## BRIEF
Your answer must consist of every line from the data below that includes the word "csrc".

*** INPUT MATERIAL ***

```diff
+    const int tid = threadIdx.x, sub = tid & (kRedLanes - 1), grp = tid / kRedLanes, lane = tid & 63, wave = tid >> 6;
+    if (blockIdx.x == 0) {
+        for (int k = tid; k < o.clear_words; k += kThreads) o.clear[k] = 0u;
+        if (o.mapped && tid == 0) {
+            const int st = *o.status;
+            if (st != 0) __hip_atomic_store(o.flags, st, __ATOMIC_RELAXED, __HIP_MEMORY_SCOPE_SYSTEM);
+        }
+    }
+    const int node0 = blockIdx.x * TILE, nt = min(TILE, a.N - node0), rows = nt * a.L;
+    const int beg0 = a.pptr[node0];
+    const bool has_w = a.cfw && a.cfw_rows >= 1;
+    int w = 0, l = 0, off = 0, P = 0;
+    const double *B = a.tval;
+    auto locate = [&](int r) {
+        w = r / a.L;
+        l = r - w * a.L;
+        const int beg = a.pptr[node0 + w];
+        P = a.pptr[node0 + w + 1] - beg;
+        off = beg - beg0;
+        B = a.tval + (size_t)a.L * beg + (size_t)l * P;
+    };
+    double breg[kRedKeep], bnext[kRedKeep];
+#pragma unroll
+    for (int k = 0; k < kRedKeep; ++k) breg[k] = bnext[k] = 0.0;
+    if (grp < rows) {
+        locate(grp);
+        flat_row_load(breg, B, P, sub);
+    }
+    const int total = a.pptr[node0 + nt] - beg0;
+    for (int i = tid; i < total; i += kThreads) {
+        const int s = a.pidx[beg0 + i];
+        sA[i] = a.sfeat[s];
+        sW[i] = has_w ? a.cfw[s] : 1.0;
+    }
+    __syncthreads();
+    if (a.simmeasure == 2) {
+        for (int k = wave; k < nt; k += TILE) {
+            const int beg = a.pptr[node0 + k];
+            flat_patch_stats(sA + (beg - beg0), sW + (beg - beg0), a.pptr[node0 + k + 1] - beg, lane, sStat + 4 * k);
+        }
+        __syncthreads();
+    }
+    for (int r = grp; r < rows; r += kGroups) {
+        const int w_now = w, l_now = l, off_now = off, P_now = P;
+        const double *B_now = B;
+        if (r + kGroups < rows) {
+            locate(r + kGroups);
+            flat_row_load(bnext, B, P, sub);
+        }
+        const double cost = flat_row_cost(a.simmeasure, sA + off_now, sW + off_now, breg, B_now, P_now, sub, sStat + 4 * w_now);
+        if (sub == 0) sU[l_now * TILE + w_now] = a.absw[node0 + w_now] * cost;
+#pragma unroll
+        for (int k = 0; k < kRedKeep; ++k) breg[k] = bnext[k];
+    }
+    __syncthreads();
+    for (int t = tid; t < a.L * (TILE / 2); t += kThreads) {
+        const int ls = t / (TILE / 2), h = t - ls * (TILE / 2);
+        const size_t at = (size_t)ls * a.N + node0 + 2 * h;
+        const double2 v = *reinterpret_cast<const double2 *>(sU + ls * TILE + 2 * h);
+        if (unary_finish_wide_store(ls, a.N, node0, nt, TILE)) {
+            *reinterpret_cast<double2 *>(a.U + at) = v;
+            if (o.mapped) *reinterpret_cast<double2 *>(o.mapped + at) = v;
         } else {
-            double pr = 0;
-#pragma unroll
-            for (int k = 0; k < kRedKeep; ++k) {
-                const int i = sub + kRedLanes * k;
-                if (i < P) {
-                    const double df = sA[i] - breg[k];
-                    pr += sW[i] * df * df;
-                }
-            }
-            for (int i = sub + kRedLanes * kRedKeep; i < P; i += kRedLanes) {
-                const double df = sA[i] - B[i];
-                pr += sW[i] * df * df;
-            }
-            pr = group_sum(pr);
-            cost = sqrt(pr) / P;
-        }
-        if (sub == 0) a.U[(size_t)l * a.N + node] = absw * cost;
+            if (2 * h < nt) {
+                a.U[at] = v.x;
+                if (o.mapped) o.mapped[at] = v.x;
+            }
+            if (2 * h + 1 < nt) {
+                a.U[at + 1] = v.y;
+                if (o.mapped) o.mapped[at + 1] = v.y;
+            }
+        }
     }
 }
 
@@ -1020,12 +1122,18 @@
     }
     MSM_HIP(hipGetLastError());
     if (u.ev_stop) MSM_HIP(hipEventRecord(u.ev_stop, ctx->stream));
-    hipLaunchKernelGGL(k_unary_fixup, dim3(4096), dim3(256), 0, ctx->stream, a);
+    if (ctx->unary_fixup_blocks <= 0) {
+        int per_cu = 0;
+        MSM_HIP(hipOccupancyMaxActiveBlocksPerMultiprocessor(&per_cu, reinterpret_cast<const void *>(k_unary_fixup), 256, 0));
+        ctx->unary_fixup_blocks = unary_resident_blocks(ctx->num_cus, per_cu);
+    }
+    hipLaunchKernelGGL(k_unary_fixup, dim3(ctx->unary_fixup_blocks), dim3(256), 0, ctx->stream, a);
     MSM_HIP(hipGetLastError());
     return MSM_OK;
 }
 
-int launch_unary_univariate(msm_ctx *ctx, const UnaryLaunch &u) {
+int launch_unary_univariate(msm_ctx *ctx, const UnaryLaunch &u, bool *delivered) {
+    if (delivered) *delivered = false;
     SamplesArgs a;
     const bool dice = u.simmeasure == 4 || u.simmeasure == 5;
     int st = launch_samples(ctx, u, nullptr, a, dice);
@@ -1052,6 +1160,17 @@
         r.redo_count = nullptr;
         hipLaunchKernelGGL(k_unary_reduce_univariate, dim3(std::min(u.N, 2048)), dim3(256), sizeof(double) * 2 * (size_t)u.pmax, ctx->stream, r);
         MSM_HIP(hipMemsetAsync(u.fix_cnt, 0, unary_fix_counter_words() * sizeof(unsigned), ctx->stream));
+    } else if (!dice && sizeof(double) * unary_finish_lds_doubles(u.L, u.pmax, kFinishTile) <= 64 * 1024) {
+        r.redo_list = nullptr;
+        FinishOut o;
+        o.mapped = u.U_mapped;
+        o.status = ctx->d_status;
+        o.flags = u.flag_mapped;
+        o.clear = u.fix_cnt;
+        o.clear_words = (int)unary_fix_counter_words();
+        hipLaunchKernelGGL(k_unary_finish<kFinishTile>, dim3(unary_finish_tiles(u.N, kFinishTile)), dim3(64 * kFinishTile),
+                           sizeof(double) * unary_finish_lds_doubles(u.L, u.pmax, kFinishTile), ctx->stream, r, o);
+        if (delivered) *delivered = u.U_mapped != nullptr;
     } else if (!dice) {
         r.redo_list = u.order;
         hipLaunchKernelGGL(k_unary_reduce_flat, dim3(u.N), dim3(256), sizeof(double) * 2 * (size_t)u.pmax, ctx->stream, r, u.fix_cnt,
diff --git a/newmsm_amd/csrc/unary_shape.hpp b/newmsm_amd/csrc/unary_shape.hpp
--- /dev/null
+++ b/newmsm_amd/csrc/unary_shape.hpp
@@ -0,0 +1,27 @@
+#pragma once
+
+#include <cstddef>
+
+#if defined(__HIPCC__)
+#define MSM_SHAPE_FN __host__ __device__ inline
+#else
+#define MSM_SHAPE_FN inline
+#endif
+
+namespace msm {
+
+MSM_SHAPE_FN int unary_resident_blocks(int cus, int blocks_per_cu) {
+    const int c = cus > 0 ? cus : 1, b = blocks_per_cu > 0 ? blocks_per_cu : 1;
+    const long long n = (long long)c * b;
+    return n > 65536 ? 65536 : (int)n;
+}
+
+MSM_SHAPE_FN int unary_finish_tiles(int N, int tile) { return N > 0 ? (N + tile - 1) / tile : 0; }
+
+MSM_SHAPE_FN size_t unary_finish_lds_doubles(int L, int pmax, int tile) { return (size_t)tile * ((size_t)L + 4 + 2 * (size_t)pmax); }
+
+MSM_SHAPE_FN bool unary_finish_wide_store(int l, int N, int node0, int nt, int tile) {
+    return nt == tile && (tile & 1) == 0 && ((((size_t)l * (size_t)N + (size_t)node0) & 1) == 0);
+}
+
+}
```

***

## OUTPUT FOR THIS EXERCISE
diff --git a/newmsm_amd/csrc/unary_shape.hpp b/newmsm_amd/csrc/unary_shape.hpp
+++ b/newmsm_amd/csrc/unary_shape.hpp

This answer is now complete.